▸ HOW TO COMPLETE THIS TASK
Output the entries that follow, word for word.

▸ EXERCISE INPUT
━━━━━━

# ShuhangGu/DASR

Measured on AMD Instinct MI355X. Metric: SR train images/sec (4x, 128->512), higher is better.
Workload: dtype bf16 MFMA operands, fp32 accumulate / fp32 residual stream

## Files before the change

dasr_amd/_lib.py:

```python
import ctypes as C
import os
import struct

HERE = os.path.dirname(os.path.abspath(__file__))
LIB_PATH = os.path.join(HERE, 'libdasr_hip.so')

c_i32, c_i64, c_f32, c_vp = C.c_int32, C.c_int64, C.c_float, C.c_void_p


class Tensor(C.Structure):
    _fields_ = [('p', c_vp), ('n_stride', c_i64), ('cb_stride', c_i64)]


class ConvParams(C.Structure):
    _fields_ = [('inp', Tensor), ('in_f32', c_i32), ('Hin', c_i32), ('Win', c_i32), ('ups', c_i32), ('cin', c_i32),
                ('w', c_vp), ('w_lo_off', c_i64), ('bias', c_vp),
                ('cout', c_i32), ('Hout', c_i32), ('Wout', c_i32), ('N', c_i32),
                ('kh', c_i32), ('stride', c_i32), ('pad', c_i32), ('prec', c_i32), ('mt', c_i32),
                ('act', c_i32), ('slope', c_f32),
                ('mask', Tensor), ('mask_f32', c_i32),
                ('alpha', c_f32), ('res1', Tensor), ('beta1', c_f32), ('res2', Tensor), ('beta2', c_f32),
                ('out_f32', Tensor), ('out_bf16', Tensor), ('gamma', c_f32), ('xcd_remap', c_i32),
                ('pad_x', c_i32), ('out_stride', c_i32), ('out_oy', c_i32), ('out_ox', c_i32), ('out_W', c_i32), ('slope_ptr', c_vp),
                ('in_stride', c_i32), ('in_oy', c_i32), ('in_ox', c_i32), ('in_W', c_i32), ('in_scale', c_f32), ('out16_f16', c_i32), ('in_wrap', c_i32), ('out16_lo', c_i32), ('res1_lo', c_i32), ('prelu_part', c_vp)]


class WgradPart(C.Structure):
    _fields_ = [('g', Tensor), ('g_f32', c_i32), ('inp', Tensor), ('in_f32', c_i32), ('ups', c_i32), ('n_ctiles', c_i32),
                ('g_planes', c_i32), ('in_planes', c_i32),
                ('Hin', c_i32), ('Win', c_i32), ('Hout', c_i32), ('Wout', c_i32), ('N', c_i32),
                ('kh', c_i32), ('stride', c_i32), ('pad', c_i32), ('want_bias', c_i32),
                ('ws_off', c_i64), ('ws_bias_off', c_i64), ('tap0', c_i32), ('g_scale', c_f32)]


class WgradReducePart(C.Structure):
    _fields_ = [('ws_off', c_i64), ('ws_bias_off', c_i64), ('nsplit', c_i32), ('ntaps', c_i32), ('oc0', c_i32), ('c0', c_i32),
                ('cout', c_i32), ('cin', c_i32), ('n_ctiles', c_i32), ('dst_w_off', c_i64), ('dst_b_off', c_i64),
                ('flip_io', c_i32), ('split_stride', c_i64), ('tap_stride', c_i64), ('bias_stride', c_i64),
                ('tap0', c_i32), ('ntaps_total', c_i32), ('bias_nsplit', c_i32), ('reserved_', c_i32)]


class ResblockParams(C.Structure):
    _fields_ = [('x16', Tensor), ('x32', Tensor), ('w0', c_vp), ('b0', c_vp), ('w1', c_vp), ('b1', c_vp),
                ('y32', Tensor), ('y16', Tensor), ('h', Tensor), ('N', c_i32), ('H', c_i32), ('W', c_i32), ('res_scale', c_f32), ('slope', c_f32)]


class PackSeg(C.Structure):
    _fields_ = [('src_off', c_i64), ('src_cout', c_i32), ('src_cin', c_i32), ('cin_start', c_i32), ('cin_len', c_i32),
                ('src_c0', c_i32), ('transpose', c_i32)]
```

━━━━━━

▸ ANSWER SPACE
# ShuhangGu/DASR

Measured on AMD Instinct MI355X. Metric: SR train images/sec (4x, 128->512), higher is better.
Workload: dtype bf16 MFMA operands, fp32 accumulate / fp32 residual stream

## Files before the change

dasr_amd/_lib.py:

```python
import ctypes as C
import os
import struct

HERE = os.path.dirname(os.path.abspath(__file__))
LIB_PATH = os.path.join(HERE, 'libdasr_hip.so')

c_i32, c_i64, c_f32, c_vp = C.c_int32, C.c_int64, C.c_float, C.c_void_p


class Tensor(C.Structure):
    _fields_ = [('p', c_vp), ('n_stride', c_i64), ('cb_stride', c_i64)]


class ConvParams(C.Structure):
    _fields_ = [('inp', Tensor), ('in_f32', c_i32), ('Hin', c_i32), ('Win', c_i32), ('ups', c_i32), ('cin', c_i32),
                ('w', c_vp), ('w_lo_off', c_i64), ('bias', c_vp),
                ('cout', c_i32), ('Hout', c_i32), ('Wout', c_i32), ('N', c_i32),
                ('kh', c_i32), ('stride', c_i32), ('pad', c_i32), ('prec', c_i32), ('mt', c_i32),
                ('act', c_i32), ('slope', c_f32),
                ('mask', Tensor), ('mask_f32', c_i32),
                ('alpha', c_f32), ('res1', Tensor), ('beta1', c_f32), ('res2', Tensor), ('beta2', c_f32),
                ('out_f32', Tensor), ('out_bf16', Tensor), ('gamma', c_f32), ('xcd_remap', c_i32),
                ('pad_x', c_i32), ('out_stride', c_i32), ('out_oy', c_i32), ('out_ox', c_i32), ('out_W', c_i32), ('slope_ptr', c_vp),
                ('in_stride', c_i32), ('in_oy', c_i32), ('in_ox', c_i32), ('in_W', c_i32), ('in_scale', c_f32), ('out16_f16', c_i32), ('in_wrap', c_i32), ('out16_lo', c_i32), ('res1_lo', c_i32), ('prelu_part', c_vp)]


class WgradPart(C.Structure):
    _fields_ = [('g', Tensor), ('g_f32', c_i32), ('inp', Tensor), ('in_f32', c_i32), ('ups', c_i32), ('n_ctiles', c_i32),
                ('g_planes', c_i32), ('in_planes', c_i32),
                ('Hin', c_i32), ('Win', c_i32), ('Hout', c_i32), ('Wout', c_i32), ('N', c_i32),
                ('kh', c_i32), ('stride', c_i32), ('pad', c_i32), ('want_bias', c_i32),
                ('ws_off', c_i64), ('ws_bias_off', c_i64), ('tap0', c_i32), ('g_scale', c_f32)]


class WgradReducePart(C.Structure):
    _fields_ = [('ws_off', c_i64), ('ws_bias_off', c_i64), ('nsplit', c_i32), ('ntaps', c_i32), ('oc0', c_i32), ('c0', c_i32),
                ('cout', c_i32), ('cin', c_i32), ('n_ctiles', c_i32), ('dst_w_off', c_i64), ('dst_b_off', c_i64),
                ('flip_io', c_i32), ('split_stride', c_i64), ('tap_stride', c_i64), ('bias_stride', c_i64),
                ('tap0', c_i32), ('ntaps_total', c_i32), ('bias_nsplit', c_i32), ('reserved_', c_i32)]


class ResblockParams(C.Structure):
    _fields_ = [('x16', Tensor), ('x32', Tensor), ('w0', c_vp), ('b0', c_vp), ('w1', c_vp), ('b1', c_vp),
                ('y32', Tensor), ('y16', Tensor), ('h', Tensor), ('N', c_i32), ('H', c_i32), ('W', c_i32), ('res_scale', c_f32), ('slope', c_f32)]


class PackSeg(C.Structure):
    _fields_ = [('src_off', c_i64), ('src_cout', c_i32), ('src_cin', c_i32), ('cin_start', c_i32), ('cin_len', c_i32),
                ('src_c0', c_i32), ('transpose', c_i32)]
```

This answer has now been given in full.